PROBLEM DETAILS:
Using the data below, return all lines in which "doff" appears.

[Stored data entries]
------------------------------

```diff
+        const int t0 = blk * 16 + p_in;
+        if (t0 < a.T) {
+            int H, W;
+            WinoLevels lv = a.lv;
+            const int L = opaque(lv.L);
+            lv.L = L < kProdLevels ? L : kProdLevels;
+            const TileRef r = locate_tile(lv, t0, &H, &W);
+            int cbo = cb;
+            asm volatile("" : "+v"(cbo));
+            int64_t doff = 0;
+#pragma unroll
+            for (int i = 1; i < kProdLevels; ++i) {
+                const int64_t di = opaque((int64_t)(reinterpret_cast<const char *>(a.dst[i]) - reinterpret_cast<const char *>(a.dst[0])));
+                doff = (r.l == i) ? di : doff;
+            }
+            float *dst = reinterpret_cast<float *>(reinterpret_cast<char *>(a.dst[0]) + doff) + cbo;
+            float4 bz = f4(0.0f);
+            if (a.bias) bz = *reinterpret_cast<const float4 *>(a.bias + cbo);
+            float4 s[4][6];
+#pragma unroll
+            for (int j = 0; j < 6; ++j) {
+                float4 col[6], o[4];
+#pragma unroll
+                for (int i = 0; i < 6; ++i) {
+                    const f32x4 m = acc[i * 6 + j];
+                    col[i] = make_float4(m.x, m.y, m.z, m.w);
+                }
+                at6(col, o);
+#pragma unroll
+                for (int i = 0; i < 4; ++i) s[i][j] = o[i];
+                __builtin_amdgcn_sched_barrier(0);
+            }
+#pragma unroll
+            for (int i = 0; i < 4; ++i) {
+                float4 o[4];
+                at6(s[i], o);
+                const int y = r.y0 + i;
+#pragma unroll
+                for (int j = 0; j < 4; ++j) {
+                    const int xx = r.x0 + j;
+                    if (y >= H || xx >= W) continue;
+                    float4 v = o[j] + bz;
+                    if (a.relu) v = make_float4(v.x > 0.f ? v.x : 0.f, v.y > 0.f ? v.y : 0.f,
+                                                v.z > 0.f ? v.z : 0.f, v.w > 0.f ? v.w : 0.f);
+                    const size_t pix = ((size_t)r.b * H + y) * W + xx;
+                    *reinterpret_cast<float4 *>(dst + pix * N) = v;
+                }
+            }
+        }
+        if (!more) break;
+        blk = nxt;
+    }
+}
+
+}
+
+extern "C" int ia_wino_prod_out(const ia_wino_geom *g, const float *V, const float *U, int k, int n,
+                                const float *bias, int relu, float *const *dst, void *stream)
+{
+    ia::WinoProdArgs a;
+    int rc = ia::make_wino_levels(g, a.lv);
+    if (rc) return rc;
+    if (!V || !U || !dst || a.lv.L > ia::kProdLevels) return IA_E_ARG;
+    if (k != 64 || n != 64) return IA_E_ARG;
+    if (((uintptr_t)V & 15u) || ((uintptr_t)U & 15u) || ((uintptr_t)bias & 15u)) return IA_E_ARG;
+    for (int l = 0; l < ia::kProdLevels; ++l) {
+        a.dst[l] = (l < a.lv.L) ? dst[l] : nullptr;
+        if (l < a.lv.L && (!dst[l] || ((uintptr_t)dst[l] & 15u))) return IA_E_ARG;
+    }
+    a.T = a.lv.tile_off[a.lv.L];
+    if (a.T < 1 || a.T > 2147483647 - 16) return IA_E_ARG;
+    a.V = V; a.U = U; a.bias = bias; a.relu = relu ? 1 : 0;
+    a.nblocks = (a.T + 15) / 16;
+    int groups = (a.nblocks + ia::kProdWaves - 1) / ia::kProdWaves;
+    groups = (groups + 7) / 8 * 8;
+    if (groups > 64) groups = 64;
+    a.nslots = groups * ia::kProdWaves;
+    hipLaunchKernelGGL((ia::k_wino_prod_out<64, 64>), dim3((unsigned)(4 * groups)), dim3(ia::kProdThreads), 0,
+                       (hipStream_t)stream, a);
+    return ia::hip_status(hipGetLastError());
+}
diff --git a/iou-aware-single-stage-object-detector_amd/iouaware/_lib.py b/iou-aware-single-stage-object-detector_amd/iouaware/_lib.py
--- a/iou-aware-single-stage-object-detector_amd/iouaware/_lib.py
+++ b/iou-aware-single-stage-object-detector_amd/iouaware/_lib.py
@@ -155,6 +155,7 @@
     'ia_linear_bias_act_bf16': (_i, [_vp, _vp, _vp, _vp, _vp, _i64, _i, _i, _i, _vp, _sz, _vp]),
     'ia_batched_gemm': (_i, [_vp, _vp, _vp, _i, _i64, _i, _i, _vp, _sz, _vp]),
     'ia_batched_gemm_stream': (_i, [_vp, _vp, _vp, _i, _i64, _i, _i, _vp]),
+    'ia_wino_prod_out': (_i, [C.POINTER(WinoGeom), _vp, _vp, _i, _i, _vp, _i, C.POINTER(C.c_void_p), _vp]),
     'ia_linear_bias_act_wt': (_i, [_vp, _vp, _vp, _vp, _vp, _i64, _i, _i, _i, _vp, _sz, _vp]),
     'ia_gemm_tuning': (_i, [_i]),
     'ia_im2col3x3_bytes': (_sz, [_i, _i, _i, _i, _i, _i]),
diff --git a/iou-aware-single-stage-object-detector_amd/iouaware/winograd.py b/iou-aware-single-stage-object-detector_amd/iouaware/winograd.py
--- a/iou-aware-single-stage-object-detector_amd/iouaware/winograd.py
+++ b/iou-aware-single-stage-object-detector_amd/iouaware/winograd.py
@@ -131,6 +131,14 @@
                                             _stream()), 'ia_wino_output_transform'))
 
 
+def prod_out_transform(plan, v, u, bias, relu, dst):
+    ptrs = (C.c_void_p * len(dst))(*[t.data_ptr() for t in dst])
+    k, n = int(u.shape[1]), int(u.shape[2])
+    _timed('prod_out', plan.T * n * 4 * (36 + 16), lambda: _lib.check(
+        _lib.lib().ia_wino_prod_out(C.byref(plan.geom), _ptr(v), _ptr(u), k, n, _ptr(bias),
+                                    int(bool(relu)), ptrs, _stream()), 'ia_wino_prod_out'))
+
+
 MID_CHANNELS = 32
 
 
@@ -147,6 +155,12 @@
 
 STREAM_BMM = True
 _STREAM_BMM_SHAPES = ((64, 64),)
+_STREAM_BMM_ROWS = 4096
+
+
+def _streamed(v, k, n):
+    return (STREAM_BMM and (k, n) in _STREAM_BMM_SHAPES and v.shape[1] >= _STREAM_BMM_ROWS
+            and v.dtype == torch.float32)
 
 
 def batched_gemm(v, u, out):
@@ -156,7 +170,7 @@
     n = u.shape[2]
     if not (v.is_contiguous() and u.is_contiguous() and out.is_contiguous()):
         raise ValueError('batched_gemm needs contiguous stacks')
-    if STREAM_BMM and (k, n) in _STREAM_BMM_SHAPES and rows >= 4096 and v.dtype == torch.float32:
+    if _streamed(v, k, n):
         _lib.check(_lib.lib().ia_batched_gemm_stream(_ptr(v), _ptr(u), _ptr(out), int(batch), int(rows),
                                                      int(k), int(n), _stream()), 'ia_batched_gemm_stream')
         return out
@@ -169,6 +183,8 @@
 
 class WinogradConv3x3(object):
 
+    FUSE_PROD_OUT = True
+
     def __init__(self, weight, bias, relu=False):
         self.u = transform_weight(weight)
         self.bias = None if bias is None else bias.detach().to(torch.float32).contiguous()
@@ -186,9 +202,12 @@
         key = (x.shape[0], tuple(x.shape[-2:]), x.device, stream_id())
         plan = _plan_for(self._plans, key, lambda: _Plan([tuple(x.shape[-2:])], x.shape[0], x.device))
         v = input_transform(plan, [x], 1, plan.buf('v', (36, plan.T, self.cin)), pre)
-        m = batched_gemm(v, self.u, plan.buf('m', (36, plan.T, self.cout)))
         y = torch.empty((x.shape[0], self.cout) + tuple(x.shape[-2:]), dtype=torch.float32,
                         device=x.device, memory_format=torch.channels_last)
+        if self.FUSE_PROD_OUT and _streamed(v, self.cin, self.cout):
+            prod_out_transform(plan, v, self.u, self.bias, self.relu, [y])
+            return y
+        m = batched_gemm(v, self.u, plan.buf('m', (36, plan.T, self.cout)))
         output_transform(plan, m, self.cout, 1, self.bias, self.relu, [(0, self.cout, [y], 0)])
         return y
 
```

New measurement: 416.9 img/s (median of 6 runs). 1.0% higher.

------------------------------

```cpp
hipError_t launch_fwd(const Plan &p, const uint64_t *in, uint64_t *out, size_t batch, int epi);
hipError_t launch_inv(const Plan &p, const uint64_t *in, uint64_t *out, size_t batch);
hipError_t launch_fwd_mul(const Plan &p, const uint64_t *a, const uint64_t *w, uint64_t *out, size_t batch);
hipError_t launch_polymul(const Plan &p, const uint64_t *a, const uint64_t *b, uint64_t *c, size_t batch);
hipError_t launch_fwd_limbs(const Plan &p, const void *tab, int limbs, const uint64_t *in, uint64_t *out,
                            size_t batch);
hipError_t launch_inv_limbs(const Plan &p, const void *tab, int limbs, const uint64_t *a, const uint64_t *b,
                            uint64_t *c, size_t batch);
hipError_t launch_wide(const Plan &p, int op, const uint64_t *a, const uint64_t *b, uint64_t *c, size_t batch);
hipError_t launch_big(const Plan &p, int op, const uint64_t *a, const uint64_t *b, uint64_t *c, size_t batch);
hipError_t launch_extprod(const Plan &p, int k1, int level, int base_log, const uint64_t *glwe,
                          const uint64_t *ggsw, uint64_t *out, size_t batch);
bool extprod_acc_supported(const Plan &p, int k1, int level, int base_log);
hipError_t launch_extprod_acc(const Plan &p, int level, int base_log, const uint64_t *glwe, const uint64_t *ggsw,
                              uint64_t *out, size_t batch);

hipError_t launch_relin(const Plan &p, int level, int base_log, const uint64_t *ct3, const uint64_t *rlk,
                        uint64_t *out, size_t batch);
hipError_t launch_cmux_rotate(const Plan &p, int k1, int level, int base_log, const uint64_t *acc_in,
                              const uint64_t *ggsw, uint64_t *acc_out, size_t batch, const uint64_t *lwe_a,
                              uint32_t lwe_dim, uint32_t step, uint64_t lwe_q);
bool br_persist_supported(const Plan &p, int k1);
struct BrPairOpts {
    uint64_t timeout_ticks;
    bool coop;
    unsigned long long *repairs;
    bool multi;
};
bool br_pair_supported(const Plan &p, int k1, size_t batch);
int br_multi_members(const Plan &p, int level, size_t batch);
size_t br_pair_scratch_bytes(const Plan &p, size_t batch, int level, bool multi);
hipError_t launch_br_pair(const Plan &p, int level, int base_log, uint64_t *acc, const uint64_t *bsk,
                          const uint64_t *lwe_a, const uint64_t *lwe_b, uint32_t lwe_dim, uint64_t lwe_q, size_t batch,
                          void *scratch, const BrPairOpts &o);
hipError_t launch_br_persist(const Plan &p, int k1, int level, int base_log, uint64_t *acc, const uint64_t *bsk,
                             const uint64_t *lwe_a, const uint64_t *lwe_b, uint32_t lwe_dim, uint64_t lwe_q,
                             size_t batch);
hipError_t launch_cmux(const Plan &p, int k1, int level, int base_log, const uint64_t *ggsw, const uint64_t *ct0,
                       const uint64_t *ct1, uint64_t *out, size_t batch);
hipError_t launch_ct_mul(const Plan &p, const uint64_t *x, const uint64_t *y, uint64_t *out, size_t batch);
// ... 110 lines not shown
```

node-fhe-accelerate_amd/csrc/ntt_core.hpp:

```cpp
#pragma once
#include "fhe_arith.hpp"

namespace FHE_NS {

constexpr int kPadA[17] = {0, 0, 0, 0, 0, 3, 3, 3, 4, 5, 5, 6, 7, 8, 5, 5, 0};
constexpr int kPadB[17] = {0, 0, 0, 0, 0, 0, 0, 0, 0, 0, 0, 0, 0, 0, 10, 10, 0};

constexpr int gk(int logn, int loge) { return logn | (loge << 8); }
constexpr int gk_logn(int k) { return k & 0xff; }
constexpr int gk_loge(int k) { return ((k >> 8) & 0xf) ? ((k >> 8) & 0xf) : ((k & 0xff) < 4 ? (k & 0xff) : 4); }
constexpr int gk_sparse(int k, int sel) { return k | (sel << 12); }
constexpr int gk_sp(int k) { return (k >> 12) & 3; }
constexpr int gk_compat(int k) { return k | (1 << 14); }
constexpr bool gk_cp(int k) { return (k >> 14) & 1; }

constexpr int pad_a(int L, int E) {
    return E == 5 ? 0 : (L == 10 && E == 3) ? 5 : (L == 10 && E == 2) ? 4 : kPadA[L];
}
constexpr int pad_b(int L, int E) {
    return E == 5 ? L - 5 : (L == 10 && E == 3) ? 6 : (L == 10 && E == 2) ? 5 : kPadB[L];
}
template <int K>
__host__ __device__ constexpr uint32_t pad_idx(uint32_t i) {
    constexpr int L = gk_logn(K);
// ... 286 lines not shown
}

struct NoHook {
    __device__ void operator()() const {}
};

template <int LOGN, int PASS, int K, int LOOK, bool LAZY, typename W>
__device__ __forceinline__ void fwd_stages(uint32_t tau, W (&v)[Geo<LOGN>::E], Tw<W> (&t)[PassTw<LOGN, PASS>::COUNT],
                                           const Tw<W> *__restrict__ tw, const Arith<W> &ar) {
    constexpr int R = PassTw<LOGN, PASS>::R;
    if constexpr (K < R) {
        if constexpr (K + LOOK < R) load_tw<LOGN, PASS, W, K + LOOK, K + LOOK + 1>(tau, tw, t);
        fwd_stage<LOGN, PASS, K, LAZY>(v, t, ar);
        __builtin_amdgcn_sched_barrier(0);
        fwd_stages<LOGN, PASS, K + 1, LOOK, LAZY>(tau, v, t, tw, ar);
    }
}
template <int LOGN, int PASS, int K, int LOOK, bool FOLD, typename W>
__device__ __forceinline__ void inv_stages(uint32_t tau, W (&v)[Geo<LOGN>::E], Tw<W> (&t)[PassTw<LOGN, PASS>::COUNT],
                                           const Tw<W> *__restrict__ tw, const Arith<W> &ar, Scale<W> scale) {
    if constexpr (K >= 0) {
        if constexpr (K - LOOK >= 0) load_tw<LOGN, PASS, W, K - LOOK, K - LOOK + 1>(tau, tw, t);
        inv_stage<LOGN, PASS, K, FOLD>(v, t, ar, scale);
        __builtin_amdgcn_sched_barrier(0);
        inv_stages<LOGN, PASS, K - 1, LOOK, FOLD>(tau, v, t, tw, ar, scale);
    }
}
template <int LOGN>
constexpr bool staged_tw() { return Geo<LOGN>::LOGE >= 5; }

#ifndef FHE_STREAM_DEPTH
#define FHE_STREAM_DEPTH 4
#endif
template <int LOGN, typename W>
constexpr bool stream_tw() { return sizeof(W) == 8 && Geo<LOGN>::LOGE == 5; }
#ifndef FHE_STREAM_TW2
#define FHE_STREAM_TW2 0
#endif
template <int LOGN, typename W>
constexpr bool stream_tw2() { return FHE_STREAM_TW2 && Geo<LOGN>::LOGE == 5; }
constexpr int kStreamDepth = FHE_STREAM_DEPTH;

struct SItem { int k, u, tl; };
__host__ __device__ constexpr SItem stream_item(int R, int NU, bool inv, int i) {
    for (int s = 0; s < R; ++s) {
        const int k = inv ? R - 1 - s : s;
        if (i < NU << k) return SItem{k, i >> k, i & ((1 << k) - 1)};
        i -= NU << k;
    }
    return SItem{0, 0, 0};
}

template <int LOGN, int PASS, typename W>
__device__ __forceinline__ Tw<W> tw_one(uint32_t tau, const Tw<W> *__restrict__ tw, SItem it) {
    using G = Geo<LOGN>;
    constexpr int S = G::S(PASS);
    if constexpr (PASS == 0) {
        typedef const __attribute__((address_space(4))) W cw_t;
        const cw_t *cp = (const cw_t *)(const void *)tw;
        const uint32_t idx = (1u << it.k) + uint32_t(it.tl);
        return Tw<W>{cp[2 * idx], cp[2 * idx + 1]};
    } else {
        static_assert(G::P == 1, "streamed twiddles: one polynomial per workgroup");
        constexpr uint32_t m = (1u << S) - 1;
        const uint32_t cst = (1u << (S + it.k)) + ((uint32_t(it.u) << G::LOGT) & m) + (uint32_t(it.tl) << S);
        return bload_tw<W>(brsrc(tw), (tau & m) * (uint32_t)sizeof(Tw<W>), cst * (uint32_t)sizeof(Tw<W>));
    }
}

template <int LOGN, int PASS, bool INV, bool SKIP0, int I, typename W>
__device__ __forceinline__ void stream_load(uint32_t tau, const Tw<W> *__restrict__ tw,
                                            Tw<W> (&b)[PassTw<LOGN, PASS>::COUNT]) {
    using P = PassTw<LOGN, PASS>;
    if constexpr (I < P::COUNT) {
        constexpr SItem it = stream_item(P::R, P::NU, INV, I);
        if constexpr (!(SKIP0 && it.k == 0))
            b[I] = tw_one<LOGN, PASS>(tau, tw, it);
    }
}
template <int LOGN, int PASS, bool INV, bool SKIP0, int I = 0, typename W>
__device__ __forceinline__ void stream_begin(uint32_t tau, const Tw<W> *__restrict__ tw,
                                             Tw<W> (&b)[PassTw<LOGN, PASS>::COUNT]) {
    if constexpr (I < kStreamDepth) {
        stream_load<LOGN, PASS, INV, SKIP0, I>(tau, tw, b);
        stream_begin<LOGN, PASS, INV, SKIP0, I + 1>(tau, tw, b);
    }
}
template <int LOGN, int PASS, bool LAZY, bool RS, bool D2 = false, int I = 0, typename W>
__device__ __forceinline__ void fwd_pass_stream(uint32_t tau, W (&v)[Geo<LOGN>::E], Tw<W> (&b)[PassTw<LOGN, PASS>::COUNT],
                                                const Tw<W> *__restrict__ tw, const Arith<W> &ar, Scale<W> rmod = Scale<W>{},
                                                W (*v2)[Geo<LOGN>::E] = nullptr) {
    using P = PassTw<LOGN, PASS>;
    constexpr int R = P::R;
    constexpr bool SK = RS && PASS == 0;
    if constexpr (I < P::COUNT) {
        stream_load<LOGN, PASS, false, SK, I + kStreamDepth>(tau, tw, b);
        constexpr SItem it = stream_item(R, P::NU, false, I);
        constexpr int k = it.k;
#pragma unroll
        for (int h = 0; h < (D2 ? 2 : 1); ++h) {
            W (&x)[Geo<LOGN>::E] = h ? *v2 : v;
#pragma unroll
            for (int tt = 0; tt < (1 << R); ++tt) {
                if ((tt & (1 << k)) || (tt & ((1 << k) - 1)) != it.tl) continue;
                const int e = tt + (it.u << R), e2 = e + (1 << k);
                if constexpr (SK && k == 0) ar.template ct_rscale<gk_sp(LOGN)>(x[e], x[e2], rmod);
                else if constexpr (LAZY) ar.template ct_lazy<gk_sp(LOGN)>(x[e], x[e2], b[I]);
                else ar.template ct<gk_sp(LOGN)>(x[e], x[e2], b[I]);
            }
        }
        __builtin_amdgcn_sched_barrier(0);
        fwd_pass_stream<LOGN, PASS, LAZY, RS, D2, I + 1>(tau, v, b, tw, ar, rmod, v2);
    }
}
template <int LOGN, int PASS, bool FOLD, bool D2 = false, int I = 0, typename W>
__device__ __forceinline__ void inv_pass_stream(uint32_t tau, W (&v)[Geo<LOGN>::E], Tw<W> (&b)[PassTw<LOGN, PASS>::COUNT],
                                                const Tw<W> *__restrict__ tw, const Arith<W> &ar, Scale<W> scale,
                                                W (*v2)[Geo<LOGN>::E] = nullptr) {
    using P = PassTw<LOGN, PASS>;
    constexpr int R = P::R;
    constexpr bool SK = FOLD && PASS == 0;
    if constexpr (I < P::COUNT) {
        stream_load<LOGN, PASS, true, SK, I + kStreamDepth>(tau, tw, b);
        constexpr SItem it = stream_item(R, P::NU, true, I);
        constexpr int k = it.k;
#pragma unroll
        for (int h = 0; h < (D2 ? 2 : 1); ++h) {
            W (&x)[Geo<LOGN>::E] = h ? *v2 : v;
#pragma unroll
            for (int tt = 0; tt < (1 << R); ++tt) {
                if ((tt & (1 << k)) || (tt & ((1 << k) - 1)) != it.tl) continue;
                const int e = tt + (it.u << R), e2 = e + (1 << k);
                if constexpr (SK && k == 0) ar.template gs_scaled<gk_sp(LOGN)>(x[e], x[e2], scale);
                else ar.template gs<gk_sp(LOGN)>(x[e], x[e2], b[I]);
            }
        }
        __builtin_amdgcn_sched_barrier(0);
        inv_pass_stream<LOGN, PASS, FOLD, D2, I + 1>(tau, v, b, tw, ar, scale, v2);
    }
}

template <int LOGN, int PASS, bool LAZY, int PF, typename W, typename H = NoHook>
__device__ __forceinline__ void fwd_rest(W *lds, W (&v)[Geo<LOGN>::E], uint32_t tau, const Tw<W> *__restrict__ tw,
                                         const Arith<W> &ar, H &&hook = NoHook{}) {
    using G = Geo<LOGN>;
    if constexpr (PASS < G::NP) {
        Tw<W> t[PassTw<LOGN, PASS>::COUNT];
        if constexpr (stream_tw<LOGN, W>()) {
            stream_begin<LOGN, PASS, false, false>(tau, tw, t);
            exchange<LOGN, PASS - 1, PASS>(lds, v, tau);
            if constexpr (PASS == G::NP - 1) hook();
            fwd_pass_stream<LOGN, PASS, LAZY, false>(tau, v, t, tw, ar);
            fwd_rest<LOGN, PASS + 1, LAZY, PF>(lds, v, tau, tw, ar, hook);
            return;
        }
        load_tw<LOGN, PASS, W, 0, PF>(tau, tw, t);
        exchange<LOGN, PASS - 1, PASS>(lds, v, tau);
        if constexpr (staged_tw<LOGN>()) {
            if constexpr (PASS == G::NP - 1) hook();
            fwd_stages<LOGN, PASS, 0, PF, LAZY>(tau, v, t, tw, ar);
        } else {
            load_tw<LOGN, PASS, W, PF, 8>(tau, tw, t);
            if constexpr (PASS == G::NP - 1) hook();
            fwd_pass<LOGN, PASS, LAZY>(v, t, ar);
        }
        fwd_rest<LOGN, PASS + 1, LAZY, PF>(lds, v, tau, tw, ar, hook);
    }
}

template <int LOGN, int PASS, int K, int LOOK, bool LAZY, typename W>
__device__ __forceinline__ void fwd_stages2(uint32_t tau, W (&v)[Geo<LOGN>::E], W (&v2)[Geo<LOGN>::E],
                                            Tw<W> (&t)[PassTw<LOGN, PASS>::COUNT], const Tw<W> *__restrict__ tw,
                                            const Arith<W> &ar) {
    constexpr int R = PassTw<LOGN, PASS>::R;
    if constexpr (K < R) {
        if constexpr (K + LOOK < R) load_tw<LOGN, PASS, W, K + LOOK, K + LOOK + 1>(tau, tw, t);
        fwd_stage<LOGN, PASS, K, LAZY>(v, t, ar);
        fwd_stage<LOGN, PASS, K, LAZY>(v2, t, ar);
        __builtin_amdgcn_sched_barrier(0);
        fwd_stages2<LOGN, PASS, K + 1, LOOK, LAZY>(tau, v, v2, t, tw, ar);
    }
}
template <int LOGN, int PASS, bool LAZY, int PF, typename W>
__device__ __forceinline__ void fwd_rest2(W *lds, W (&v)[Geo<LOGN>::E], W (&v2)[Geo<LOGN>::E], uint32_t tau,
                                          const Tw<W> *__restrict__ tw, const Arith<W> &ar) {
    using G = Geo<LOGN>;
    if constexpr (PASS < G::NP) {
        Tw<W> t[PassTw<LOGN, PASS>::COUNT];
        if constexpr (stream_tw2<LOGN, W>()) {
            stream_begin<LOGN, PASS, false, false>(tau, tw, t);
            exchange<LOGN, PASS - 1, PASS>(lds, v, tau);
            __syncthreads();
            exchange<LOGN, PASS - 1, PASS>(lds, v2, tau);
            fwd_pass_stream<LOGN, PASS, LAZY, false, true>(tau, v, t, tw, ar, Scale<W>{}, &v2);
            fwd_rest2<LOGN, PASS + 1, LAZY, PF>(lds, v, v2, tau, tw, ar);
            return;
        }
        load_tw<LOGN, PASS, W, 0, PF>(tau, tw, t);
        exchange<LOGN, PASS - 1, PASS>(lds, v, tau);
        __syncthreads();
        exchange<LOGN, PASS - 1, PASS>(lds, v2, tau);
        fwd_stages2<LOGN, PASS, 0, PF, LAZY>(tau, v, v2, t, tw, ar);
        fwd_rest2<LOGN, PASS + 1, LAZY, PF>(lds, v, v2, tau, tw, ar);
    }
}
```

------------------------------

RESULT BELOW:
+            int64_t doff = 0;
+                doff = (r.l == i) ? di : doff;
+            float *dst = reinterpret_cast<float *>(reinterpret_cast<char *>(a.dst[0]) + doff) + cbo;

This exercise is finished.